At first, the recent massive enterprise Windows outage made me proud I was a Linux user. However, as I learnt more details, I realised this could happen to anyone. It wasn't Microsoft's mistake, but a mistake made by the security company CrowdStrike.
The Background
Corporations are understandably obsessed with security on their employees' work computers. They could lose user passwords, trade secrets, and many other kinds of sensitive information.
CrowdStrike is a company that provides this kind of security to lots of companies worldwide. It's a glorified antivirus, installed at a very core level (called the kernel layer) of the system. Microsoft, obviously doesn't take this lightly, and requires CrowdStrike to go through intensive testing before it can be installed on Windows computers.
The problem here is that CrowdStrike wants to push updates out rapidly to respond to any new kinds of malware, because rapid response is also very critical to cybersecurity.
The compromise they have come up with is that the core functionality files will be kept at the kernel level, and will only be updated with great care. Other files, containing descriptions of the malware, will only be read by the kernel-level files, and can be refreshed as soon as CrowdStrike publishes them.
This division of responsibilities seemed to have been incomplete, however, as a mistake in a file of the second type caused computers to fail starting up.
What Was The Issue?
The exact mistake was that one of the new files had a new function that expected 21 inputs. The code that called this function from the kernel sent only 20 inputs. A lack of graceful error handling meant that the antivirus - running at kernel level - crashed, bringing the rest of the kernel down with it.
The fix was simple. A fixed version of the file was published promptly, and the users just had to boot into recovery mode, delete the offending file, and reboot, allowing the fixed version of the file to be downloaded.

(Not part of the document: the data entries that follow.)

static int sim_create_impl(const ps_sim_params *p, ps_sim *s)
{
    char msg[1024];
    if (ps_sim_validate(p, msg, sizeof msg) != PS_OK) return ps_fail(PS_ERR_INVALID, "%s", msg);
    if (p->shard_count < 1 || p->shard_rank < 0 || p->shard_rank >= p->shard_count)
        return ps_fail(PS_ERR_INVALID, "bad shard %d of %d", p->shard_rank, p->shard_count);
    if (p->pop_size < 2) return ps_fail(PS_ERR_INVALID, "pop_size must be >= 2 (main.rs:421 / population.rs:584 panic)");
    s->prm = *p;
    PSCHK(ps_sim_derive(p, &s->der));
    const ps_derived &d = s->der;
    const uint64_t N = p->pop_size, L = p->core_size, G = d.pan_size;
    s->sel.assign(std::max<uint64_t>(G, 1), 0.0);
    if (p->reference_seed_stream)
        PSCHK(ps_reference_selection_coefficients(p->seed, G, p->prop_positive, p->pos_lambda, p->neg_lambda, s->sel.data()));
    else
        PSCHK(ps_selection_coefficients(p->seed, G, p->prop_positive, p->pos_lambda, p->neg_lambda, s->sel.data()));
    for (uint64_t g = 0; g < G; g++)
        if (std::log(1.0 + s->sel[g]) != 0.0) s->need_logw = true;
    const uint64_t sb = L * (uint64_t)p->shard_rank / (uint64_t)p->shard_count;
    const uint64_t se = L * ((uint64_t)p->shard_rank + 1) / (uint64_t)p->shard_count;
    ps_config cc{};
    cc.pop_size = N; cc.ncols = se - sb; cc.global_cols = L; cc.col_offset = sb;
    cc.core_genes = p->core_genes; cc.seed = p->seed; cc.core = 1; cc.device = p->device;
    {
        std::vector<uint8_t> v(std::max<uint64_t>(cc.ncols, 1));
        PSCHK(ps_init_vector(p->seed, 1, sb, cc.ncols, 0.0, v.data()));
        PSCHK(ps_population_create(&cc, v.data(), &s->core));
    }
    ps_config ca{};
    ca.pop_size = N; ca.ncols = G; ca.global_cols = G; ca.col_offset = 0;
    ca.core_genes = p->core_genes; ca.seed = p->seed; ca.core = 0; ca.device = s->core->device;
    {
        std::vector<uint8_t> v(std::max<uint64_t>(G, 1));
        PSCHK(ps_init_vector(p->seed, 0, 0, G, d.avg_gene_freq_adj, v.data()));
        PSCHK(ps_population_create(&ca, v.data(), &s->acc));
    }
    s->core->rows_refresh = s->acc->rows_refresh = sim_refresh_rows;
    s->core->rows_ctx = s->acc->rows_ctx = s;
    {
        const uint64_t b0 = 0, e0 = L;
        const double lm = d.n_core_mutations;
        const double lr = (p->HR_rate > 0.0) ? d.n_recombinations_core : 0.0;
        PSCHK(ps_set_rates(s->core, 1, &lm, &lr, &b0, &e0));
        double lrec[2] = { 0, 0 };
        for (int c = 0; c < d.n_comp; c++) lrec[c] = (p->HGT_rate > 0.0) ? d.n_recombinations_pan[c] : 0.0;
        PSCHK(ps_set_rates(s->acc, d.n_comp, d.n_pan_mutations, lrec, d.comp_begin, d.comp_end));
    }
    s->r1.resize(p->max_distances);
    s->r2.resize(p->max_distances);
    PSCHK(ps_sample_pairs(p->seed, N, p->max_distances, s->r1.data(), s->r2.data()));
    PSCHK(use_device(s->core));
    for (int k = 0; k < PS_RING; k++) {
        HIPCHK(hipMalloc(&s->d_idx[k], N * sizeof(uint32_t)));
        HIPCHK(hipHostMalloc(&s->h_idx[k], N * sizeof(uint32_t), hipHostMallocMapped));
        HIPCHK(hipHostGetDevicePointer((void **)&s->m_idx[k], s->h_idx[k], 0));
        HIPCHK(hipHostMalloc(&s->h_draw[k], N * sizeof(uint32_t), hipHostMallocMapped));
        HIPCHK(hipHostGetDevicePointer((void **)&s->m_draw[k], s->h_draw[k], 0));
        HIPCHK(hipEventCreateWithFlags(&s->ev_idx[k], hipEventDisableTiming));
        HIPCHK(hipEventCreateWithFlags(&s->ev_core[k], hipEventDisableTiming));
    }
    if (p->max_distances > 0) {
        PSCHK(upload_pairs(s->core, p->max_distances, s->r1.data(), s->r2.data(), true));
        PSCHK(upload_pairs(s->acc, p->max_distances, s->r1.data(), s->r2.data(), true));
    }
    if (!wave_sweep_eligible(s->core, true, p->HR_rate > 0.0)) {
        core_block_geom g{};
        uint32_t lds = 0, nw = 0;
        if (block_sweep_geometry(s->core, true, true, p->HR_rate > 0.0, &g, &lds, &nw))
            s->acc->hgt_list_in_global = lds + 16384u > s->core->lds_limit;
    }
    {
        const double bytes = 2.0 * (double)N * (double)s->core->cfg.ncols;
        double ept;
        if (sim_sweep_generations(s) >= 2u) {
            const double per_gen_ms = bytes / 3.7e12 * 1e3 / 2.0;
            ept = std::min((0.95 * per_gen_ms - 0.25) / 0.4e-3, 192.0);
        } else {
            const double sweep_ms = bytes / 4.2e12 * 1e3;
            ept = std::min((sweep_ms - 0.3) / 1.0e-3 * 0.5, 112.0);
        }
        s->acc->hgt_events_per_thread = ept >= 16.0 ? (uint32_t)ept : 0u;
        if (const char *e = getenv("PANSIM_HGT_EVENTS_PER_THREAD")) s->acc->hgt_events_per_thread = (uint32_t)atoi(e);
    }
    HIPCHK(hipEventCreateWithFlags(&s->ev_hgt, hipEventDisableTiming));
    {
        const uint32_t parts = hgt_partitions(s->acc);
        s->heavy_hgt = (double)N * s->der.n_recombinations_pan_total >= 7.5e6 && parts >= 1 && parts <= 1024;
    }
    if (const char *e = getenv("PANSIM_HEAVY_HGT")) s->heavy_hgt = atoi(e) != 0;
    if (!getenv("PANSIM_SWEEP_BLOCKS_PER_CU")) {
        uint64_t max_comp = 0;
        for (int c = 0; c < d.n_comp; c++) max_comp = std::max<uint64_t>(max_comp, d.comp_end[c] - d.comp_begin[c]);
        const uint64_t list_lds = 2 * max_comp;
        if (list_lds > 36 * 1024) s->acc->hgt_list_in_global = true;
        const uint32_t light = 4u;
        s->core->sweep_blocks_per_cu = list_lds <= 16 * 1024 ? light : std::min(light, 6u);
    }
    HIPCHK(hipHostMalloc(&s->h_num_genes, N * sizeof(int32_t), hipHostMallocMapped));
    HIPCHK(hipHostMalloc(&s->h_logw, N * sizeof(double), hipHostMallocMapped));
    HIPCHK(hipHostGetDevicePointer((void **)&s->m_num_genes, s->h_num_genes, 0));
    HIPCHK(hipHostGetDevicePointer((void **)&s->m_logw, s->h_logw, 0));
    HIPCHK(hipHostMalloc(&s->h_avg, N * sizeof(double)));
    s->device_draw = N >= 4096;
    if (const char *e = getenv("PANSIM_DEVICE_DRAW")) s->device_draw = atoi(e) != 0;
    HIPCHK(hipHostMalloc(&s->h_cum, N * sizeof(double)));
    HIPCHK(hipMalloc(&s->d_cum, N * sizeof(double)));
    HIPCHK(hipMalloc(&s->d_idx_tsum, ((N + 1023) / 1024 + 1) * sizeof(uint32_t)));
    HIPCHK(hipMalloc(&s->d_idx_cnt, N * sizeof(uint32_t)));
    HIPCHK(hipMemset(s->d_idx_cnt, 0, N * sizeof(uint32_t)));
    HIPCHK(hipMalloc(&s->d_avg, N * sizeof(double)));
    if (G) {
        std::vector<double> l1p(G);
        for (uint64_t g = 0; g < G; g++) l1p[g] = std::log(1.0 + s->sel[g] * 1.0);
        HIPCHK(hipMalloc(&s->d_log1p, G * sizeof(double)));
        HIPCHK(hipMemcpy(s->d_log1p, l1p.data(), G * sizeof(double), hipMemcpyHostToDevice));
    }
    if (G && !s->need_logw && !(getenv("PANSIM_FUSE_COUNTS") && atoi(getenv("PANSIM_FUSE_COUNTS")) == 0)) {
        s->acc->fuse_counts_out = s->m_num_genes;
        s->acc->fuse_logw_out = s->m_logw;
    }
    return PS_OK;
}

Only issue being most corporate employees don't have the permissions to access recovery mode on their work computers, and the IT department had to reach out to every single one manually.
This issue also struck many virtual machines, but it was much easier to fix virtual machines because they're managed automatically anyway.

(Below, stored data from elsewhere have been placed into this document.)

__global__ __launch_bounds__(TPB) void ce_kernel(const float* __restrict__ logits, long ld, const int64_t* __restrict__ tgt,
                                                 float* __restrict__ nll, float* __restrict__ lse_out,
                                                 float* __restrict__ dlogits, float gscale, int V) {
  __shared__ float red[TPB / 64];
  const long row = blockIdx.x;
  const float* x = logits + row * ld;
  float m = -INFINITY, l = 0.f;
  const bool vec = ((ld & 3) == 0) && ((reinterpret_cast<uintptr_t>(logits) & 15) == 0);
  const int V4 = vec ? (V & ~3) : 0;
  for (int j = threadIdx.x * 4; j < V4; j += TPB * 4) {
    const float4 v = *reinterpret_cast<const float4*>(x + j);
    const float mx = fmaxf(fmaxf(v.x, v.y), fmaxf(v.z, v.w));
    if (mx > m) { l *= __expf(m - mx); m = mx; }
    l += __expf(v.x - m) + __expf(v.y - m) + __expf(v.z - m) + __expf(v.w - m);
  }
  for (int j = V4 + threadIdx.x; j < V; j += TPB) {
    const float v = x[j];
    if (v > m) { l *= __expf(m - v); m = v; }
    l += __expf(v - m);
  }
  const long t = tgt[row];
  const bool valid = t >= 0 && t < V;
  const float xt = valid ? x[t] : 0.f;
  const float M_ = block_max<TPB / 64>(m, red);
  const float L_ = block_sum<TPB / 64>(m == -INFINITY ? 0.f : l * __expf(m - M_), red);
  const float lse = M_ + __logf(L_);
  if (threadIdx.x == 0) {
    nll[row] = valid ? lse - xt : 0.f;
    if (lse_out) lse_out[row] = lse;
  }
  if (dlogits) {
    if (!valid) gscale = 0.f;
    float* d = dlogits + row * ld;
    for (int j = threadIdx.x * 4; j < V4; j += TPB * 4) {
      float4 v = *reinterpret_cast<const float4*>(x + j);
      v.x = __expf(v.x - lse) * gscale; v.y = __expf(v.y - lse) * gscale;
      v.z = __expf(v.z - lse) * gscale; v.w = __expf(v.w - lse) * gscale;
      if (valid && t >= j && t < j + 4) {
        if (t == j) v.x -= gscale; else if (t == j + 1) v.y -= gscale; else if (t == j + 2) v.z -= gscale; else v.w -= gscale;
      }
      *reinterpret_cast<float4*>(d + j) = v;
    }
    for (int j = V4 + threadIdx.x; j < V; j += TPB) d[j] = (__expf(x[j] - lse) - ((valid && j == t) ? 1.f : 0.f)) * gscale;
  }
}

template <int NV>
__global__ __launch_bounds__(1024) void ce_row_kernel(const float* __restrict__ logits, long ld, const int64_t* __restrict__ tgt,
                                                      float* __restrict__ nll, float* __restrict__ lse_out,
                                                      float* __restrict__ dlogits, float gscale, int V) {
// ... 459 lines not shown
  DropKey dk = make_key(p, rng, B, D, col_offset, global_cols);
  dk.row0 = row0;
  const bool vec = D % 4 == 0 && ((reinterpret_cast<uintptr_t>(x) | reinterpret_cast<uintptr_t>(y)) & 15) == 0;
  hipLaunchKernelGGL(dropout_kernel, dim3(grid_for(n / 4 + 1)), dim3(TPB), 0, ST, x, y, (long)rows, dk, vec);
  BLM_HIP(hipGetLastError());
  return BLM_OK;
}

A lot of games demand kernel-level anti-cheat software to be installed. This incident raises concerns about that as well. It is one thing to risk bricking corporate computers in the interest of security, and another to risk bricking personal computers just because the user wants to relax.
How Can We Avoid This?
The incident also highlighted some operational shortcomings with Crowdstrike's processes.
Obviously, a glaring error such as this should've been caught in QA, which it was not. Likely because they modified multiple files during development and QA, but only published a subset.
This also shows that they don't have a suite of test machines that are dedicated to running the release candidates. No in-dev code. Only going from one public release to the next, approximating what a customer's computer would do.
And a final mitigating strategy would've been phased releases, which is actually quite common in the software world. Phased releases means that you don't let every user get the update at the same time - a small group gets an update first, and if it seems that there are no issues, the update is made available to progressively larger and larger groups.